Equal Pay Day 2013 | Pat Yosha: Women Deserve Equal Pay

The following article was written by NHWI Founding Mother Pat Yosha on this, the 2013 Equal Pay Day (the day a woman must work until in this year to have made the same money a man made by the end of the last year).



            April 9 is Equal Pay Day. Fifty years after President Kennedy signed the Equal Pay Act, (June 1963), women in New Hampshire still earn only 77cents for  every dollar a man makes!  The gender pay gap is a problem that won’t go away. But this is not only a gender issue, pay inequity is a problem that affects families.

Women’s lower earning ability, because of failure of some employers to follow the law and economically sensible practices, results in weakened ability for them to support their families, less financial security upon retirement, lower social security benefits, pension plans and savings ability.

Why does this situation persist, even when there are laws making wage discrimination illegal? One, of course, is history. Women were traditionally paid less than men because they were viewed as less essential to total family income, thought to be  less capable than men, and  were generally  in gender- segregated jobs which were thought to require fewer skills and less education that men’s traditional occupations.  Many  women themselves had lower salary expectations than men.

Another is the continued resistance of some employers to equal pay for equal work. Policies of not sharing wage information with one’s colleagues persisted for years in many industries, and women were not accustomed to articulating their need for a raise. In some organizations, employers simply changed job titles so that it appeared there was a task/skill differential for men and women that justified unequal pay. And all too often, employers used the argument that  women would take time off to raise babies, and therefore an investment in higher salaries for them  was  not profitable.

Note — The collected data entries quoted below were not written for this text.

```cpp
template <class F, int LOG_TILE, int BLK = kBlockLds, int CORES = 4>
__global__ __launch_bounds__(BLK, (BLK >= 512 ? ECFFT_MIN_WAVES : 1)) void k_exit_low(typename F::elem* __restrict__ dst, const typename F::elem* __restrict__ src,
                                                         const LevelTables<F>* __restrict__ trees) {
    using E = typename F::elem;
    static_assert(CORES == 3 || CORES == 4, "three or four EXTEND cores per level");
    constexpr bool k3 = CORES == 3;
    constexpr int par1 = k3 ? 1 : 0;
    extern __shared__ __attribute__((aligned(16))) unsigned char ecfft_smem[];
    constexpr uint32_t log_tile = LOG_TILE, T = 1u << LOG_TILE, nh = T >> 1;
    constexpr int PAIRS = (int)(nh / BLK);
    static_assert(PAIRS >= 1 && nh % BLK == 0, "tile too small for the workgroup");
    const uint32_t tid = threadIdx.x;
    E* cur = reinterpret_cast<E*>(ecfft_smem);
    E* G = cur + T;
    E* H = G + nh;
    const size_t base = (size_t)blockIdx.x << log_tile;
// ... 104 lines not shown
#pragma unroll
                        for (int k = 0; k < 4; ++k) { uq[c].v[k] = F::tmul(ta[c].v[k], x[c].v[k]); vq[c].v[k] = F::tmul(tb[c].v[k], F::sub(y[c].v[k], uq[c].v[k])); }
                }
                __syncthreads();
#pragma unroll
                for (int c = 0; c < NP; ++c) {
                    const uint32_t g = gq(c), i = g & (e - 1), bb = (g >> le) << l;
                    stq(cur + bb + i, uq[c]); stq(cur + bb + e + i, vq[c]);
                }
                __syncthreads();
                continue;
            }
        }
        for (uint32_t g = tid; g < nh; g += BLK) lds_put<F, kSwz>(G, g, F::tmul(ldt(k3 ? L.zA1 : L.A1, g & (e - 1)), lds_get<F, kSwz>(cur, 2 * g + par1)));
        __syncthreads();
        lds_extend_core<F, BLK, kSwz>(G, nh, le, L, par1);
        for (uint32_t g = tid; g < nh; g += BLK) {
            uint32_t i = g & (e - 1);
            E r = F::tmul_add(ldt(k3 ? L.zNB2 : L.NB2, i), lds_get<F, kSwz>(G, g), F::tmul(ldt(k3 ? L.zB1 : L.B1, i), lds_get<F, kSwz>(cur, 2 * g + 1 - par1)));
            lds_put<F, kSwz>(G, g, r); lds_put<F, kSwz>(H, g, r);
        }
        __syncthreads();
        lds_extend_core<F, BLK, kSwz>(G, nh, le, L, 1 - par1);
        for (uint32_t g = tid; g < nh; g += BLK) lds_put<F, kSwz>(G, g, F::tmul(ldt(k3 ? L.zC1 : L.C1, g & (e - 1)), lds_get<F, kSwz>(G, g)));
        __syncthreads();
        lds_extend_core<F, BLK, kSwz>(G, nh, le, L, par1);
        if constexpr (!k3) {
            for (uint32_t g = tid; g < nh; g += BLK) {
                uint32_t i = g & (e - 1);
                lds_put<F, kSwz>(G, g, F::tmul_add(ldt(L.NB2, i), lds_get<F, kSwz>(G, g), F::tmul(ldt(L.D1, i), lds_get<F, kSwz>(H, g))));
            }
            __syncthreads();
            lds_extend_core<F, BLK, kSwz>(G, nh, le, L, 1);
        }
        E u[PAIRS], v[PAIRS];
#pragma unroll
        for (int c = 0; c < PAIRS; ++c) {
            uint32_t g = tid + (uint32_t)c * BLK, i = g & (e - 1);
            if constexpr (k3) u[c] = F::tmul_add(ldt(L.zNB3, i), lds_get<F, kSwz>(G, g), F::tmul(ldt(L.zD1, i), lds_get<F, kSwz>(H, g)));
            else u[c] = F::tmul(ldt(L.w[0], i), lds_get<F, kSwz>(G, g));
            v[c] = F::tmul(ldt(L.xie, i), F::sub(lds_get<F, kSwz>(cur, 2 * g), u[c]));
        }
        __syncthreads();
#pragma unroll
        for (int c = 0; c < PAIRS; ++c) {
            uint32_t g = tid + (uint32_t)c * BLK, i = g & (e - 1), bb = (g >> le) << l;
            lds_put<F, kSwz>(cur, bb + i, u[c]); lds_put<F, kSwz>(cur, bb + e + i, v[c]);
        }
// ... 1660 lines not shown
```

### ecfft_amd/fftree.py

```python
import ctypes
import enum
import os

import numpy as np

from . import build as _build

_DIR = os.path.dirname(os.path.abspath(__file__))

OK, ERR_NOT_POW2, ERR_TREE_TOO_SMALL, ERR_TREE_TOO_LARGE, ERR_HIP, ERR_BAD_ARG = range(6)
MEM_HOST, MEM_DEVICE = 0, 1
TBL_F, TBL_RECOMBINE, TBL_DECOMPOSE, TBL_XNN_S, TBL_XNN_S_INV, TBL_Z0_S1, TBL_Z1_S0, TBL_Z0_INV_S1, TBL_Z1_INV_S0, TBL_Z0Z0, TBL_Z1Z1 = range(11)
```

We are all aware that times have changed, but  they have not changed adequately. Attempts to end pay discrepancies between women and men for equal work have been met not only with employer resistance, but also  with government resistance. One of President Obama’s first acts as President was the signing of the Lily Ledbetter Fair Pay Restoration Act in 2009, which allows victims of pay discrimination to file a complaint with the government against their employer within 180 days of their last paycheck. The catch, in the past at least, is that employees did not always know within 180 days that there was a pay differential – because of the practice of non-open salary discussions and unpublished salary scales! To remedy the continued inequities, the Paycheck Fairness Act has been reintroduced in Congress. Senator Jeanne Shaheen and Representative Carol Shea-Porter are cosponsors of these bills in their respective houses of the Legislature.

Younger women have always had earnings more compatible than those of their elders.  The wage gap of women under 25 is about 7%. Better. But not equal.

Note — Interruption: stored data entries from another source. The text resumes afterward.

struct XattnOpts {
    const void* wsplit = nullptr;
    const int* rowidx = nullptr; const int* nrows_dev = nullptr; const uint8_t* live = nullptr;
    int sparse_mode = DIGAT_XATTN_DENSE; const int* sparse_flag = nullptr;
    int pq_x3 = 0, pq_mode = 0, centre_limit = 0, gemm_format = 0, prof_part = 0;
    unsigned* range_flag = nullptr; const TwinLists* tw = nullptr;
};

static int xattn_core(const float* X, const uint8_t* A, const float* r_given,
                      const float* W, const float* bW, const float* F1, const float* F2, const float* a,
                      float* out, float* alpha_out, int B, int n, int d, void* workspace, size_t workspace_bytes, hipStream_t st,
                      const XattnOpts& o = XattnOpts()) {
    Arena ar(workspace, workspace_bytes);
    const XattnWs w = xattn_carve(ar, B, n, d);
// ... 15 lines not shown
                     d / 4 <= 256 && d % 80 == 0 && (long)B * n >= 2048;
    const long ld8 = (long)align_up((size_t)d + 4 * (size_t)(d / 80), 64);
    if (pq16) { g.bf16_segs = 6; if (pq_mode & 2) g.x1_segs = 6; }
    if (pq8) { g.fp8_segs = 6; g.ldy8 = ld8; if (pq_mode & 2) g.x1_segs = 6; }
    const bool listed = rowidx && gemm_takes_row_list(g);
    if (listed) { g.rowidx = rowidx; g.nrows_dev = nrows_dev; }
    const int rc = launch_gemm(g, st, DIGAT_KERNEL_PROJ);
    if (rc) return rc;
    const int* skip_if = nullptr;
    if (sparse_mode != DIGAT_XATTN_DENSE && !alpha_out && n > 16 && d / 4 <= 256) {
        SparseArgs sg{P, Q, h, X, a, A, out, nullptr, nullptr, listed ? live : nullptr,
                      sparse_mode == DIGAT_XATTN_AUTO ? o.sparse_flag : nullptr, B, n, d / 4, 0, nullptr, nullptr,
                      listed && live ? rowidx : nullptr, listed && live ? nrows_dev : nullptr, 0, nullptr, pq8 ? 2 : (pq16 ? 1 : 0), o.centre_limit};
        sg.ld8 = pq8 ? ld8 : 0;
        sg.prof_part = o.prof_part;
        if (o.tw && listed && live) { sg.twin = o.tw->word; sg.twlist = o.tw->list; sg.twcount = o.tw->count; }
        const int rcs = launch_sparse(sg, st);
        if (rcs || sparse_mode == DIGAT_XATTN_SPARSE) return rcs;
        skip_if = o.sparse_flag;
    }
    return launch_xattn_pairwise(P, Q, h, X, a, A, out, alpha, B, n, d, st, listed ? live : nullptr, nullptr, nullptr,
                                 alpha_out != nullptr, skip_if);
}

What can we do to change the situation? We can put pressure on ALL of Congress to vote for  the Paycheck Fairness Act. Remind them that the pay gap is real, and it’s an issue that matters to millions of women and their families.  We can gather information by reading onlilne “A Guide to Women’s Equal Pay Rights”, published by the Women’ Bureau of the U.S. Department of Labor.

And we can each call attention to the equal pay issue by wearing RED on April 9, Equal Pay Day!